Edit : actually, as long as I put .requires_grad_(True)somewhere (in the forward function of IOUMultLoss, or when assigning res in iou_multiclass) , it works.
But it seems the model is not learning anything, accuracy stays around 0.06 after 15 epochs when it would be around 0.6 only after 2 epochs when I was using CrossEntropyFlat() instead of the IOU loss function.
What am I missing here ?
Thank you !

sgugger · October 30, 2018, 7:09pm

No, returning res.requires_grad_(True) won’t help you: your loss is detached from the history of how it was created so your gradients are all nil afterward, hence your absence of training.
You really need to debug when that requires_grad flag disappears from your input.

meli · October 31, 2018, 1:28pm

Thanks !
It seems that up until my loss function, the requires_grad flag is set to True for my input, …
I am working on another version of the iou loss which doesn’t involve any for loop (I don’t know if that can be the source of the problem, but I’ll try).
Edit : I have the exact same error with this second version of IoU loss …

def iou_multiclass_v2(input:Tensor, targs:Tensor, classes = 13)->Rank0Tensor:
  
    eps = 1e-15
    print(input.requires_grad)
   #yields True 
    n, c,w,h = input.shape
    range_tensor_ = torch.stack([torch.arange(classes)]*w*h, dim=1).view(classes,-1).cuda()
    range_tensor_batch_ = torch.stack([range_tensor_]*n, dim = 1).float().cuda()
    
    input_ = (torch.stack([input.argmax(dim = 1)]*classes)).view(c,n, -1).float().cuda()
    targ = torch.stack([targs.squeeze(1)]*classes).float().view(c,n, -1).cuda()
  #target is replicated n_class times to be compared with range_tensor_batch, which is a stack of [tensor of zeros, tensor of ones, ... tensor of (num_classes)]

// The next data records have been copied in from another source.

template <int N> struct Wgmma;
template <> struct Wgmma<32> {
  static __device__ __forceinline__ void mma(float (&d)[16], uint64_t da, uint64_t db, uint32_t accumulate) {
    asm volatile(
        "{\n\t.reg .pred p;\n\tsetp.ne.b32 p, %18, 0;\n\t"
        "wgmma.mma_async.sync.aligned.m64n32k16.f32.bf16.bf16 {%0, %1, %2, %3, %4, %5, %6, %7, %8, %9, %10, %11, %12, %13, %14, %15}, %16, %17, p, 1, 1, 0, 0;\n\t}"
        : "+f"(d[0]), "+f"(d[1]), "+f"(d[2]), "+f"(d[3]), "+f"(d[4]), "+f"(d[5]), "+f"(d[6]), "+f"(d[7]), "+f"(d[8]), "+f"(d[9]), "+f"(d[10]), "+f"(d[11]), "+f"(d[12]), "+f"(d[13]), "+f"(d[14]), "+f"(d[15])
        : "l"(da), "l"(db), "r"(accumulate));
  }
};
template <> struct Wgmma<64> {
  static __device__ __forceinline__ void mma(float (&d)[32], uint64_t da, uint64_t db, uint32_t accumulate) {
    asm volatile(
        "{\n\t.reg .pred p;\n\tsetp.ne.b32 p, %34, 0;\n\t"
        "wgmma.mma_async.sync.aligned.m64n64k16.f32.bf16.bf16 {%0, %1, %2, %3, %4, %5, %6, %7, %8, %9, %10, %11, %12, %13, %14, %15, %16, %17, %18, %19, %20, %21, %22, %23, %24, %25, %26, %27, %28, %29, %30, %31}, %32, %33, p, 1, 1, 0, 0;\n\t}"
        : "+f"(d[0]), "+f"(d[1]), "+f"(d[2]), "+f"(d[3]), "+f"(d[4]), "+f"(d[5]), "+f"(d[6]), "+f"(d[7]), "+f"(d[8]), "+f"(d[9]), "+f"(d[10]), "+f"(d[11]), "+f"(d[12]), "+f"(d[13]), "+f"(d[14]), "+f"(d[15]), "+f"(d[16]), "+f"(d[17]), "+f"(d[18]), "+f"(d[19]), "+f"(d[20]), "+f"(d[21]), "+f"(d[22]), "+f"(d[23]), "+f"(d[24]), "+f"(d[25]), "+f"(d[26]), "+f"(d[27]), "+f"(d[28]), "+f"(d[29]), "+f"(d[30]), "+f"(d[31])
        : "l"(da), "l"(db), "r"(accumulate));
  }
};
template <> struct Wgmma<96> {
  static __device__ __forceinline__ void mma(float (&d)[48], uint64_t da, uint64_t db, uint32_t accumulate) {
    asm volatile(
        "{\n\t.reg .pred p;\n\tsetp.ne.b32 p, %50, 0;\n\t"
        "wgmma.mma_async.sync.aligned.m64n96k16.f32.bf16.bf16 {%0, %1, %2, %3, %4, %5, %6, %7, %8, %9, %10, %11, %12, %13, %14, %15, %16, %17, %18, %19, %20, %21, %22, %23, %24, %25, %26, %27, %28, %29, %30, %31, %32, %33, %34, %35, %36, %37, %38, %39, %40, %41, %42, %43, %44, %45, %46, %47}, %48, %49, p, 1, 1, 0, 0;\n\t}"
        : "+f"(d[0]), "+f"(d[1]), "+f"(d[2]), "+f"(d[3]), "+f"(d[4]), "+f"(d[5]), "+f"(d[6]), "+f"(d[7]), "+f"(d[8]), "+f"(d[9]), "+f"(d[10]), "+f"(d[11]), "+f"(d[12]), "+f"(d[13]), "+f"(d[14]), "+f"(d[15]), "+f"(d[16]), "+f"(d[17]), "+f"(d[18]), "+f"(d[19]), "+f"(d[20]), "+f"(d[21]), "+f"(d[22]), "+f"(d[23]), "+f"(d[24]), "+f"(d[25]), "+f"(d[26]), "+f"(d[27]), "+f"(d[28]), "+f"(d[29]), "+f"(d[30]), "+f"(d[31]), "+f"(d[32]), "+f"(d[33]), "+f"(d[34]), "+f"(d[35]), "+f"(d[36]), "+f"(d[37]), "+f"(d[38]), "+f"(d[39]), "+f"(d[40]), "+f"(d[41]), "+f"(d[42]), "+f"(d[43]), "+f"(d[44]), "+f"(d[45]), "+f"(d[46]), "+f"(d[47])
        : "l"(da), "l"(db), "r"(accumulate));
  }
};
template <> struct Wgmma<128> {
  static __device__ __forceinline__ void mma(float (&d)[64], uint64_t da, uint64_t db, uint32_t accumulate) {
    asm volatile(
        "{\n\t.reg .pred p;\n\tsetp.ne.b32 p, %66, 0;\n\t"
        "wgmma.mma_async.sync.aligned.m64n128k16.f32.bf16.bf16 {%0, %1, %2, %3, %4, %5, %6, %7, %8, %9, %10, %11, %12, %13, %14, %15, %16, %17, %18, %19, %20, %21, %22, %23, %24, %25, %26, %27, %28, %29, %30, %31, %32, %33, %34, %35, %36, %37, %38, %39, %40, %41, %42, %43, %44, %45, %46, %47, %48, %49, %50, %51, %52, %53, %54, %55, %56, %57, %58, %59, %60, %61, %62, %63}, %64, %65, p, 1, 1, 0, 0;\n\t}"
        : "+f"(d[0]), "+f"(d[1]), "+f"(d[2]), "+f"(d[3]), "+f"(d[4]), "+f"(d[5]), "+f"(d[6]), "+f"(d[7]), "+f"(d[8]), "+f"(d[9]), "+f"(d[10]), "+f"(d[11]), "+f"(d[12]), "+f"(d[13]), "+f"(d[14]), "+f"(d[15]), "+f"(d[16]), "+f"(d[17]), "+f"(d[18]), "+f"(d[19]), "+f"(d[20]), "+f"(d[21]), "+f"(d[22]), "+f"(d[23]), "+f"(d[24]), "+f"(d[25]), "+f"(d[26]), "+f"(d[27]), "+f"(d[28]), "+f"(d[29]), "+f"(d[30]), "+f"(d[31]), "+f"(d[32]), "+f"(d[33]), "+f"(d[34]), "+f"(d[35]), "+f"(d[36]), "+f"(d[37]), "+f"(d[38]), "+f"(d[39]), "+f"(d[40]), "+f"(d[41]), "+f"(d[42]), "+f"(d[43]), "+f"(d[44]), "+f"(d[45]), "+f"(d[46]), "+f"(d[47]), "+f"(d[48]), "+f"(d[49]), "+f"(d[50]), "+f"(d[51]), "+f"(d[52]), "+f"(d[53]), "+f"(d[54]), "+f"(d[55]), "+f"(d[56]), "+f"(d[57]), "+f"(d[58]), "+f"(d[59]), "+f"(d[60]), "+f"(d[61]), "+f"(d[62]), "+f"(d[63])
        : "l"(da), "l"(db), "r"(accumulate));
  }
};
template <> struct Wgmma<256> {
  static __device__ __forceinline__ void mma(float (&d)[128], uint64_t da, uint64_t db, uint32_t accumulate) {
    asm volatile(
        "{\n\t.reg .pred p;\n\tsetp.ne.b32 p, %130, 0;\n\t"
        "wgmma.mma_async.sync.aligned.m64n256k16.f32.bf16.bf16 {%0, %1, %2, %3, %4, %5, %6, %7, %8, %9, %10, %11, %12, %13, %14, %15, %16, %17, %18, %19, %20, %21, %22, %23, %24, %25, %26, %27, %28, %29, %30, %31, %32, %33, %34, %35, %36, %37, %38, %39, %40, %41, %42, %43, %44, %45, %46, %47, %48, %49, %50, %51, %52, %53, %54, %55, %56, %57, %58, %59, %60, %61, %62, %63, %64, %65, %66, %67, %68, %69, %70, %71, %72, %73, %74, %75, %76, %77, %78, %79, %80, %81, %82, %83, %84, %85, %86, %87, %88, %89, %90, %91, %92, %93, %94, %95, %96, %97, %98, %99, %100, %101, %102, %103, %104, %105, %106, %107, %108, %109, %110, %111, %112, %113, %114, %115, %116, %117, %118, %119, %120, %121, %122, %123, %124, %125, %126, %127}, %128, %129, p, 1, 1, 0, 0;\n\t}"
        : "+f"(d[0]), "+f"(d[1]), "+f"(d[2]), "+f"(d[3]), "+f"(d[4]), "+f"(d[5]), "+f"(d[6]), "+f"(d[7]), "+f"(d[8]), "+f"(d[9]), "+f"(d[10]), "+f"(d[11]), "+f"(d[12]), "+f"(d[13]), "+f"(d[14]), "+f"(d[15]), "+f"(d[16]), "+f"(d[17]), "+f"(d[18]), "+f"(d[19]), "+f"(d[20]), "+f"(d[21]), "+f"(d[22]), "+f"(d[23]), "+f"(d[24]), "+f"(d[25]), "+f"(d[26]), "+f"(d[27]), "+f"(d[28]), "+f"(d[29]), "+f"(d[30]), "+f"(d[31]), "+f"(d[32]), "+f"(d[33]), "+f"(d[34]), "+f"(d[35]), "+f"(d[36]), "+f"(d[37]), "+f"(d[38]), "+f"(d[39]), "+f"(d[40]), "+f"(d[41]), "+f"(d[42]), "+f"(d[43]), "+f"(d[44]), "+f"(d[45]), "+f"(d[46]), "+f"(d[47]), "+f"(d[48]), "+f"(d[49]), "+f"(d[50]), "+f"(d[51]), "+f"(d[52]), "+f"(d[53]), "+f"(d[54]), "+f"(d[55]), "+f"(d[56]), "+f"(d[57]), "+f"(d[58]), "+f"(d[59]), "+f"(d[60]), "+f"(d[61]), "+f"(d[62]), "+f"(d[63]), "+f"(d[64]), "+f"(d[65]), "+f"(d[66]), "+f"(d[67]), "+f"(d[68]), "+f"(d[69]), "+f"(d[70]), "+f"(d[71]), "+f"(d[72]), "+f"(d[73]), "+f"(d[74]), "+f"(d[75]), "+f"(d[76]), "+f"(d[77]), "+f"(d[78]), "+f"(d[79]), "+f"(d[80]), "+f"(d[81]), "+f"(d[82]), "+f"(d[83]), "+f"(d[84]), "+f"(d[85]), "+f"(d[86]), "+f"(d[87]), "+f"(d[88]), "+f"(d[89]), "+f"(d[90]), "+f"(d[91]), "+f"(d[92]), "+f"(d[93]), "+f"(d[94]), "+f"(d[95]), "+f"(d[96]), "+f"(d[97]), "+f"(d[98]), "+f"(d[99]), "+f"(d[100]), "+f"(d[101]), "+f"(d[102]), "+f"(d[103]), "+f"(d[104]), "+f"(d[105]), "+f"(d[106]), "+f"(d[107]), "+f"(d[108]), "+f"(d[109]), "+f"(d[110]), "+f"(d[111]), "+f"(d[112]), "+f"(d[113]), "+f"(d[114]), "+f"(d[115]), "+f"(d[116]), "+f"(d[117]), "+f"(d[118]), "+f"(d[119]), "+f"(d[120]), "+f"(d[121]), "+f"(d[122]), "+f"(d[123]), "+f"(d[124]), "+f"(d[125]), "+f"(d[126]), "+f"(d[127])
        : "l"(da), "l"(db), "r"(accumulate));
  }
};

    input_ = (input_==range_tensor_batch_).float()
    targs_ = (targ == range_tensor_batch_).float()
    intersect_ = (input_*targs_).sum(dim = 2).float()
    union_ = (input_+targs_).sum(dim = 2).float()
    ious = (intersect_ + eps)/ (union_-intersect_+eps)
    res = ious.sum(dim = 0)/n
    res = res.sum()/(classes )
    return tensor(res)

Edit :
Actually I figured the error does probably not come from my iou metrics function itself, but I think it comes from the use of argmax, or some non differentiable function I am using…

ilovescience · April 11, 2019, 3:04am

Indeed it has to do with the fact that argmax is not differentiable. Instead, a soft loss can be implemented by using the probabilities for calculating the loss.

stephan.kuo · September 9, 2020, 6:39am

I have the same problem when implementing dice loss. ‘grad_fn’ becomes None after argmax. Since argmax is not differentiable, I’m wondering how exactly is dice loss or IOU loss implemented?